Услышав это категорическое заявление, Ирченко пришел в ужас, и оставить меня в этом заблуждении он не мог себе позволить.
Я полностью отдаю себе отчет, что описываемое мною может показаться натянутым и искусственным. Какие нормальные люди в ожидании воздушного налета говорят на подобные темы? И, тем не менее, именно в этой «неправдоподобности» нашей беседы выявила себя специфическая «русскость» наших исканий, особенная стать в постановке вопросов и особое место веры в формулировке ответов на эти вопросы. Ведь не случайно же слово «вера» в русском и других славянских языках восходит к тому же корню, что и слово «verum», которое на латинском языке означает «истинное», «разумное», «правильное».
В холодную ноябрьскую ночь, в погруженном в кромешную тьму гигантском городе, посреди развалин развороченных бомбами кварталов, Ирченко и я сидели друг против друга на стульях в углу канцелярии лагеря. В окне колыхался бледный и слабый отсвет лучей прощупывающих ночное небо прожекторов противоздушной обороны столицы.
С вдохновенно горевшими глазами на изборожденном морщинами лице, проникновенным голосом Ирченко убеждал меня, что не только зол, эгоистичен и жесток человек. Он говорил о красоте и отзывчивости человеческой души, о преображающей пошлость жизни мощи искусства, о величии творческого духа человека, создающего высокие и непреходящие ценности подлинной культуры.

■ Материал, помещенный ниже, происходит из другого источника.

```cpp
struct ca_ysq_args {
  int nblk;
  const float* V; int Dv; int64_t G; int GS; const float* F; int Df; int64_t N; int64_t NS;
  const float* amax_in; int n_in; float slack_w, slack_p;
  float* amax_out;
  int* exps; uint4* Wr; uint4* Pr; int* Wsum; int* Psum;
};
__device__ __forceinline__ void ca_ys_quant_core(const ca_ysq_args& a, bool live, bool isw, int64_t step, const float (&vals)[16], float own,
                                                 int out, bool write_exps, float* sm ) {
  const int tid = threadIdx.x, l = tid & 63, wv = tid >> 6;
  float mw = 0.f, mp = 0.f;
  for (int i = tid; i < a.n_in; i += CA_YM_TB) { mw = fmaxf(mw, a.amax_in[2 * i]); mp = fmaxf(mp, a.amax_in[2 * i + 1]); }
#pragma unroll
  for (int o = 32; o > 0; o >>= 1) { mw = fmaxf(mw, __shfl_xor(mw, o, 64)); mp = fmaxf(mp, __shfl_xor(mp, o, 64)); }
  if (l == 0) { sm[2 * wv] = mw; sm[2 * wv + 1] = mp; }
  __syncthreads();
  mw = fmaxf(fmaxf(sm[0], sm[2]), fmaxf(sm[4], sm[6]));
  mp = fmaxf(fmaxf(sm[1], sm[3]), fmaxf(sm[5], sm[7]));
  __syncthreads();
  const int ew = ca_fix_exp(mw + a.slack_w), ep = ca_fix_exp(mp + a.slack_p);
  if (write_exps && tid == 0) { a.exps[0] = ew; a.exps[1] = ep; }
  float m = 0.f;
// ... 102 lines not shown
```

clonealign_amd/csrc/clonealign_hip.hip:

```cpp
#include "clonealign_hip.h"

#include <dlfcn.h>
#include <unistd.h>
#include <hip/hip_runtime.h>

#include <algorithm>
#include <cmath>
#include <cstdio>
#include <cstring>
#include <string>
#include <atomic>
#include <chrono>
#include <thread>
#include <vector>

#include "ca_kernels.hip.h"
#include "ca_poly.h"
#include "philox_host.h"

#include "ca_eng_state.inc"
#include "ca_eng_launch.inc"
#include "ca_eng_reduce.inc"
#include "ca_eng_loop.inc"
#include "ca_eng_ingest.inc"
// ... 596 lines not shown
    for (int64_t i = 0; i < r.rows; ++i) se += std::exp((double)buf[i] - mx);
    for (int64_t i = 0; i < r.rows; ++i) out[i] = std::exp((double)buf[i] - mx - std::log(se));
    return CA_OK;
  }
  for (int64_t i = 0; i < r.rows; ++i) {
    for (int64_t c = 0; c < r.cols; ++c) row[c] = (double)buf[i * r.stride + r.off + c];
    if (r.xform == 1) for (auto& x : row) x = x > 0 ? x + std::log1p(std::exp(-x)) : std::log1p(std::exp(x));
    if (r.xform == 3) for (auto& x : row) x = std::exp(x);
    if (r.xform == 2) {
      double mx = -INFINITY, se = 0.0;
      for (int64_t c = 0; c < r.cols; ++c) mx = std::max(mx, row[c]);
      for (int64_t c = 0; c < r.cols; ++c) se += std::exp(row[c] - mx);
      const double lse = mx + std::log(se);
      for (int64_t c = 0; c < r.cols; ++c) row[c] = std::exp(row[c] - lse);
    }
    for (int64_t c = 0; c < r.cols; ++c) out[r.matrix ? hidx(h->layout, i, c, r.rows, r.cols) : i] = row[c];
  }
  return CA_OK;
}

int ca_get_param(ca_handle h, const char* name, double* out) { return get_generic(h, name, out, false); }
int ca_get_gradient(ca_handle h, const char* name, double* out) { return get_generic(h, name, out, true); }

int ca_set_param(ca_handle h, const char* name, const double* in) {
  if (!h || !name || !in) return CA_ERR_INVALID;
  CA_NOT_IN_RUN(h);
  HIPCK(h, hipSetDevice(h->device));
  ParamRef r;
  if (!find_param(h, name, false, r) || r.xform != 0 || r.d) { h->err = std::string("cannot set parameter: ") + name; return CA_ERR_INVALID; }
  if (r.rows * r.cols == 0) return CA_OK;
  std::vector<float> buf;
  CACK(download_f(h, buf, r.f, r.rows * std::max<int64_t>(r.stride, 1)));
  for (int64_t i = 0; i < r.rows; ++i)
    for (int64_t c = 0; c < r.cols; ++c)
      buf[i * r.stride + r.off + c] = (float)in[r.matrix ? hidx(h->layout, i, c, r.rows, r.cols) : i];
  CACK(upload_f(h, r.f, buf));
  CACK(refresh_derived(h));
  SYNC(h);
  return CA_OK;
}

int ca_reinit(ca_handle h, const double* psi0, const double* loc0) {
  if (!h) return CA_ERR_INVALID;
  CA_NOT_IN_RUN(h);
  if (h->K > 0 && !psi0) { h->err = "psi0 is required when K > 0"; return CA_ERR_INVALID; }
  HIPCK(h, hipSetDevice(h->device));
// ... 145 lines not shown
```

clonealign_amd/engine.py:

```python
import ctypes as C
import os

import numpy as np

from . import hostprep

_HERE = os.path.dirname(os.path.abspath(__file__))
LIB_PATH = os.path.join(_HERE, "libclonealign_hip.so")

CA_OK = 0
CA_ERR_NAN = 4
CA_INTERRUPTED = 7
CA_ABI_VERSION = 6
P2P_HANDLE_BYTES = 128
CA_F64, CA_F32, CA_I32, CA_U16, CA_U8 = 0, 1, 2, 3, 4
CA_ROW_MAJOR, CA_COL_MAJOR = 0, 1
YSTORE = {"auto": 0, "f32": 1, "u16": 2, "u8": 3}
YSTORE_NAME = {v: k for k, v in YSTORE.items()}
KERNEL_NAMES = ("fwd", "bwd", "ypass", "cell", "other")
VARIANTS = {"fused": 1 << 0, "fwd_mfma": 1 << 1, "fwd_cell": 1 << 2, "bwd_mfma": 1 << 3, "tail_fuse": 1 << 4, "async_y": 1 << 5,
            "pre": 1 << 6, "pair_elbo": 1 << 7, "prep_fast": 1 << 8, "update_merge": 1 << 9, "p2p": 1 << 10, "fold_gsum": 1 << 11, "y_ride": 1 << 12, "ride_seq": 1 << 13, "y_mfma1": 1 << 14, "yfin_ride": 1 << 15, "p2p_ride": 1 << 16, "run_gate": 1 << 17, "s2_fuse": 1 << 18, "fwd_bal": 1 << 19, "bwd_tl3": 1 << 20, "series": 1 << 21, "y4": 1 << 22, "mom_ride": 1 << 23, "cell_lean": 1 << 24, "mom_last": 1 << 25, "cell_mfma": 1 << 26, "y2": 1 << 27}
VARIANTS_ON = {"y_mfma2": 1 << 0, "async_small": 1 << 1, "y_mfma1": 1 << 2, "fold_always": 1 << 3, "ride_seq": 1 << 4, "p2p_same_device": 1 << 5, "run_fwd": 1 << 6, "bal_tiles": 1 << 7, "series": 1 << 8, "y4": 1 << 9, "mom_last": 1 << 10, "y2": 1 << 11}
OPT_VERBOSE = 0x80000000
TUNE = {"gsplit": 0, "fsplit": 1, "fc_tl": 2, "fc_nbig": 3, "csplit": 4, "csplit_m": 5, "tr": 6, "rg": 7}
TRANSPORT_NAME = {0: "none", 1: "rccl", 2: "host", 3: "p2p"}

EXPORTS = (
    "ca_abi_version", "ca_build_id", "ca_device_count", "ca_default_options", "ca_create", "ca_destroy", "ca_last_error", "ca_get_info",
    "ca_synchronize", "ca_stream_busy", "ca_comm_unique_id", "ca_comm_init", "ca_p2p_export", "ca_p2p_connect", "ca_p2p_commit", "ca_comm_benchmark", "ca_comm_selftest", "ca_set_host_allreduce", "ca_gamma_init", "ca_elbo", "ca_elbo_terms",
    "ca_step", "ca_gradients", "ca_run", "ca_run_ex", "ca_iterate", "ca_final_elbo", "ca_init_psi_pca", "ca_clone_gene_sums", "ca_get_param", "ca_set_param",
    "ca_get_gradient", "ca_reinit", "ca_get_kernel_times", "ca_reset_kernel_times", "ca_set_profile", "ca_eps_draw", "ca_allele_loglik", "ca_preprocess",
    "ca_group_create", "ca_group_destroy", "ca_group_last_error", "ca_group_get_info", "ca_group_rank_handle", "ca_group_init_psi_pca", "ca_group_gamma_init",
    "ca_group_elbo", "ca_group_step", "ca_group_run_ex", "ca_group_iterate", "ca_group_final_elbo", "ca_group_get_param", "ca_group_reinit",
    "ca_group_clone_gene_sums",
    "ca_create_sparse", "ca_group_create_sparse",
    "ca_fit_mse", "ca_group_fit_mse",
    "ca_logexpr_sums", "ca_group_logexpr_sums",
    "ca_clone_loglik", "ca_group_clone_loglik",
    "ca_project_cells", "ca_group_project_cells",
    "ca_clone_pair_loglik", "ca_group_clone_pair_loglik",
    "ca_clone_loglik_dm", "ca_group_clone_loglik_dm",
    "ca_clone_loglik_by_block", "ca_group_clone_loglik_by_block",
    "ca_simulate_counts", "ca_simulate_kernel_ms",
    "ca_predictive_stats", "ca_predictive_kernel_ms",
    "ca_predictive_moments", "ca_predictive_moments_kernel_ms",
    "ca_clone_evidence", "ca_group_clone_evidence",
    "ca_clone_loglik_reweighted", "ca_group_clone_loglik_reweighted", "ca_reweighted_kernel_ms",
)
CA_BOOT_RCHUNK = 32
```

Слова Ирченко не прозвучали впустую. Неделю спустя я послал маме с оказией письмо. В письме я писал ей также о том, что нельзя терять веры в человека, несмотря на все зло, царящее в мире. Есть еще много добра в человеческом сердце, и его нужно уметь находить и культивировать. В этом залог будущего. Мама показала мое письмо генералу Тиходскому. Старик прочитал его, и слезы закапали из его глаз.

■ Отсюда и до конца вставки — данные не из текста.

# intel/hexl

Measured on NVIDIA H100. Metric: ntt_per_sec_fwd_inv_N65536_q55_batch8192, higher is better.
Workload: dtype u64

## Files before the change

### hexl_b200/csrc/ntt.cu

```cuda
#include "ntt_kernels.cuh"

namespace hexl_b200 {
namespace {

template <int MODE, int LOGC>
cudaError_t launch_row(bool fwd, const NttDeviceTables& t, u64* result, const u64* operand,
                       u64 batch, int out_mf, int fold, cudaStream_t stream) {
  using Cfg = RowCfg<LOGC, MODE>;
  const unsigned rows_per_poly = (unsigned)(t.n >> LOGC);
  const u64 total_rows = batch * rows_per_poly;
  const unsigned grid = (unsigned)((total_rows + Cfg::ROWS - 1) / Cfg::ROWS);
  const Mod m = make_mod(t);
  if (fwd) {
    if (cudaError_t e = ensure_dynamic_smem<ntt_row_fwd<MODE, LOGC>>(Cfg::SMEM)) return e;
    ntt_row_fwd<MODE, LOGC><<<grid, Cfg::THREADS, Cfg::SMEM, stream>>>(result, operand, Tab<MODE>::fwd(t), m,
                                                                       total_rows, rows_per_poly, out_mf);
  } else {
    if (cudaError_t e = ensure_dynamic_smem<ntt_row_inv<MODE, LOGC>>(Cfg::SMEM)) return e;
    ntt_row_inv<MODE, LOGC><<<grid, Cfg::THREADS, Cfg::SMEM, stream>>>(
        result, operand, Tab<MODE>::inv(t), m, total_rows, rows_per_poly, out_mf, fold, Tab<MODE>::inv_n(t),
        Tab<MODE>::inv_n_w(t));
  }
  count_launch();
  return cudaGetLastError();
}

template <int MODE>
cudaError_t launch_row_dyn(int log_c, bool fwd, const NttDeviceTables& t, u64* result,
                           const u64* operand, u64 batch, int out_mf, int fold,
                           cudaStream_t stream) {
  switch (log_c) {
#define ROW_CASE(L) \
  case L: return launch_row<MODE, L>(fwd, t, result, operand, batch, out_mf, fold, stream);
    ROW_CASE(4) ROW_CASE(5) ROW_CASE(6) ROW_CASE(7) ROW_CASE(8) ROW_CASE(9) ROW_CASE(10)
    ROW_CASE(11) ROW_CASE(12) ROW_CASE(13)
#undef ROW_CASE
  }
  return cudaErrorInvalidValue;
}

template <int MODE, int LOGR>
cudaError_t launch_col(bool fwd, const NttDeviceTables& t, u64* result, const u64* operand,
                       u64 batch, int log_s, int out_mf, int fold, cudaStream_t stream) {
  const u64 total_cols = (batch << t.log_n) >> LOGR;
  const u64 cols_per_block = 1ull << (log_s - LOGR);
  const unsigned threads = (unsigned)(cols_per_block < 256 ? cols_per_block : 256);
  const unsigned grid = (unsigned)((total_cols + threads - 1) / threads);
  const Mod m = make_mod(t);
  if (fwd)
    ntt_col<MODE, LOGR, true><<<grid, threads, 0, stream>>>(result, operand, Tab<MODE>::fwd(t), m, t.log_n, log_s,
                                                            total_cols, out_mf, fold, Tab<MODE>::inv_n(t),
                                                            Tab<MODE>::inv_n_w(t));
  else
    ntt_col<MODE, LOGR, false><<<grid, threads, 0, stream>>>(result, operand, Tab<MODE>::inv(t), m, t.log_n, log_s,
                                                             total_cols, out_mf, fold, Tab<MODE>::inv_n(t),
                                                             Tab<MODE>::inv_n_w(t));
  count_launch();
  return cudaGetLastError();
}

template <int MODE>
cudaError_t launch_col_dyn(int log_r, bool fwd, const NttDeviceTables& t, u64* result,
                           const u64* operand, u64 batch, int log_s, int out_mf, int fold,
                           cudaStream_t stream) {
  switch (log_r) {
    case 3: return launch_col<MODE, 3>(fwd, t, result, operand, batch, log_s, out_mf, fold, stream);
    case 4: return launch_col<MODE, 4>(fwd, t, result, operand, batch, log_s, out_mf, fold, stream);
  }
  if constexpr (MODE != kSmall)
    if (log_r == 5) return launch_col<MODE, 5>(fwd, t, result, operand, batch, log_s, out_mf, fold, stream);
  return cudaErrorInvalidValue;
}

cudaError_t simple_transform(bool fwd, const NttDeviceTables& t, u64* result, const u64* operand,
                             int out_mf, u64 batch, cudaStream_t stream) {
  const u64 total = batch << (t.log_n - 1);
  const unsigned threads = 128, grid = (unsigned)((total + threads - 1) / threads);
  const u64* src = operand;
  const Mod m = make_mod(t);
  for (int k = 0; k < t.log_n; ++k) {
    const int s = fwd ? k : t.log_n - 1 - k;
    const int last = k == t.log_n - 1;
    if (fwd)
      ntt_stage_simple<true><<<grid, threads, 0, stream>>>(result, src, t.fwd, m, t.log_n, s, total,
                                                           out_mf, last, t.inv_n, t.inv_n_w);
    else
      ntt_stage_simple<false><<<grid, threads, 0, stream>>>(result, src, t.inv, m, t.log_n, s, total,
                                                            out_mf, last, t.inv_n, t.inv_n_w);
    count_launch();
    src = result;
  }
  return cudaGetLastError();
}

template <int MODE, int LOGR>
cudaError_t launch_fused(bool fwd, const NttDeviceTables& t, u64* result, const u64* operand, u64 batch,
                         int out_mf, cudaStream_t stream) {
  using Cfg = FusedCfg<LOGR>;
  const Mod m = make_mod(t);
  cudaLaunchConfig_t cfg = {};
  cfg.gridDim = dim3((unsigned)(batch * Cfg::K));
  cfg.blockDim = dim3(Cfg::THREADS);
  cfg.dynamicSmemBytes = Cfg::SMEM;
  cfg.stream = stream;
  cudaLaunchAttribute attr;
  attr.id = cudaLaunchAttributeClusterDimension;
  attr.val.clusterDim.x = Cfg::K;
  attr.val.clusterDim.y = 1;
  attr.val.clusterDim.z = 1;
  cfg.attrs = &attr;
  cfg.numAttrs = 1;
  cudaError_t e;
  if (fwd)
    e = cudaLaunchKernelEx(&cfg, ntt_fused_fwd<MODE, LOGR>, result, operand, Tab<MODE>::fwd(t), m, out_mf);
  else
    e = cudaLaunchKernelEx(&cfg, ntt_fused_inv<MODE, LOGR>, result, operand, Tab<MODE>::inv(t), m, out_mf,
                           Tab<MODE>::inv_n(t), Tab<MODE>::inv_n_w(t));
  count_launch();
  return e != cudaSuccess ? e : cudaGetLastError();
}

template <int MODE, int LOGR>
cudaError_t launch_pipe(const NttDeviceTables& t, u64* result, const u64* operand, u64 batch, int out_mf,
                        cudaStream_t stream) {
  return launch_pipelined<ntt_pipe_fwd<MODE, LOGR>, PipeCfg<LOGR>>(batch, stream, result, operand, Tab<MODE>::fwd(t),
                                                                  make_mod(t), out_mf);
}

template <int MODE, int LOGR>
cudaError_t launch_dsmem(bool fwd, const NttDeviceTables& t, u64* result, const u64* operand, u64 batch, int out_mf,
                         cudaStream_t stream) {
  using Cfg = DsmemCfg<LOGR, MODE>;
  const Mod m = make_mod(t);
  cudaLaunchConfig_t cfg = {};
  cfg.gridDim = dim3((unsigned)(batch * Cfg::K));
  cfg.blockDim = dim3(Cfg::THREADS);
  cfg.dynamicSmemBytes = Cfg::SMEM;
  cfg.stream = stream;
  cudaLaunchAttribute attr;
  attr.id = cudaLaunchAttributeClusterDimension;
  attr.val.clusterDim.x = Cfg::K;
  attr.val.clusterDim.y = 1;
  attr.val.clusterDim.z = 1;
  cfg.attrs = &attr;
  cfg.numAttrs = 1;
  cudaError_t e;
  if (fwd) {
    if ((e = ensure_dynamic_smem<ntt_dsmem_fwd<MODE, LOGR>>(Cfg::SMEM)) != cudaSuccess) return e;
    e = cudaLaunchKernelEx(&cfg, ntt_dsmem_fwd<MODE, LOGR>, result, operand, Tab<MODE>::fwd(t), m, out_mf);
  } else {
    if ((e = ensure_dynamic_smem<ntt_dsmem_inv<MODE, LOGR>>(Cfg::SMEM)) != cudaSuccess) return e;
    e = cudaLaunchKernelEx(&cfg, ntt_dsmem_inv<MODE, LOGR>, result, operand, Tab<MODE>::inv(t), m, out_mf,
                           Tab<MODE>::inv_n(t), Tab<MODE>::inv_n_w(t));
  }
  count_launch();
  return e != cudaSuccess ? e : cudaGetLastError();
}

enum : int { kSplit, kPipe, kFused, kDsmem };
struct SinglePass {
  int kernel, log_r;
};
template <int MODE>
SinglePass plan_single_pass(int log_n, u64 batch, bool forward) {
  const int lr = log_n - 12;
  if (lr < 2 || lr > 5) return {kSplit, 0};
  if (MODE == kSmall) return {kDsmem, lr};
  if (forward && lr >= 3 && batch >= 64 && batch < (1ull << 31)) return {kPipe, lr};
  if (lr <= 3) return {kDsmem, lr};
  if (lr == 4) return {kFused, lr};
  return {kSplit, 0};
}

template <int MODE>
cudaError_t launch_single_pass(SinglePass p, bool fwd, const NttDeviceTables& t, u64* result, const u64* operand,
                               u64 batch, int out_mf, cudaStream_t stream) {
  if constexpr (MODE == kSmall) {
    switch (p.log_r) {
      case 2: return launch_dsmem<MODE, 2>(fwd, t, result, operand, batch, out_mf, stream);
      case 3: return launch_dsmem<MODE, 3>(fwd, t, result, operand, batch, out_mf, stream);
      case 4: return launch_dsmem<MODE, 4>(fwd, t, result, operand, batch, out_mf, stream);
      case 5: return launch_dsmem<MODE, 5>(fwd, t, result, operand, batch, out_mf, stream);
    }
  } else if (p.kernel == kPipe && fwd) {
    switch (p.log_r) {
      case 3: return launch_pipe<MODE, 3>(t, result, operand, batch, out_mf, stream);
      case 4: return launch_pipe<MODE, 4>(t, result, operand, batch, out_mf, stream);
      case 5: return launch_pipe<MODE, 5>(t, result, operand, batch, out_mf, stream);
    }
  } else if (p.kernel == kFused && p.log_r == 4) {
    return launch_fused<MODE, 4>(fwd, t, result, operand, batch, out_mf, stream);
  } else if (p.kernel == kDsmem) {
    switch (p.log_r) {
      case 2: return launch_dsmem<MODE, 2>(fwd, t, result, operand, batch, out_mf, stream);
      case 3: return launch_dsmem<MODE, 3>(fwd, t, result, operand, batch, out_mf, stream);
    }
  }
  return cudaErrorInvalidValue;
}
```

О нет, это совсем не означало, что я сдал мои позиции. Просто Ирченко обратил мое внимание на то, что в истории творческая деятельность людей в разные ее периоды воплощается в ритме подъемов и спадов. Наша эпоха и есть период спада, из которого человечество, даст Бог, выкарабкается.
Позднее, познакомившись с философией истории О. Шпенглера и Н. Бердяева, я научился различать между культурой и цивилизацией. Последняя была стадией одряхления и вырождения первой, вытеснением творческого порыва культуры рационалистическими формами организации жизни, изгнания из общественного сознания действовавших в культуре сверхличных духовных ценностей и заменой их самодовлеющей и свободной от оценочных суждений волей к власти. А. Тойнби углубил мое понимание судеб индивидуальных культур как конечного результата ответа человека и общества на специфические вызовы исторических обстоятельств в различные периоды жизни той или иной культуры.
В конце декабря 1944 года я распрощался с Ирченко. Я уехал в Италию. Он остался в Берлине. В Италии до меня дошли сведения, что Ирченко вместе с есаулом Паначевным перешел в РОА генерала А. Власова. Что они делали там, я так и не узнал, и ничего о есауле Паначевном я больше не слыхал. Ирченко удалось перебраться после войны в США, как туда же эмигрировал и мой однофамилец Вася Круговой.
Среди русских эмигрантов, с которыми мне довелось ближе познакомиться в нашем лагере, мне не встречались люди, чьи биографии приближались по драматизму к биографиям Полякова и Ирченко. Жизнь в эмиграции для большинства не была усыпана одними розами. В ней было более чем достаточно шипов. Но она была свободна от катастроф и обвалов советской жизни.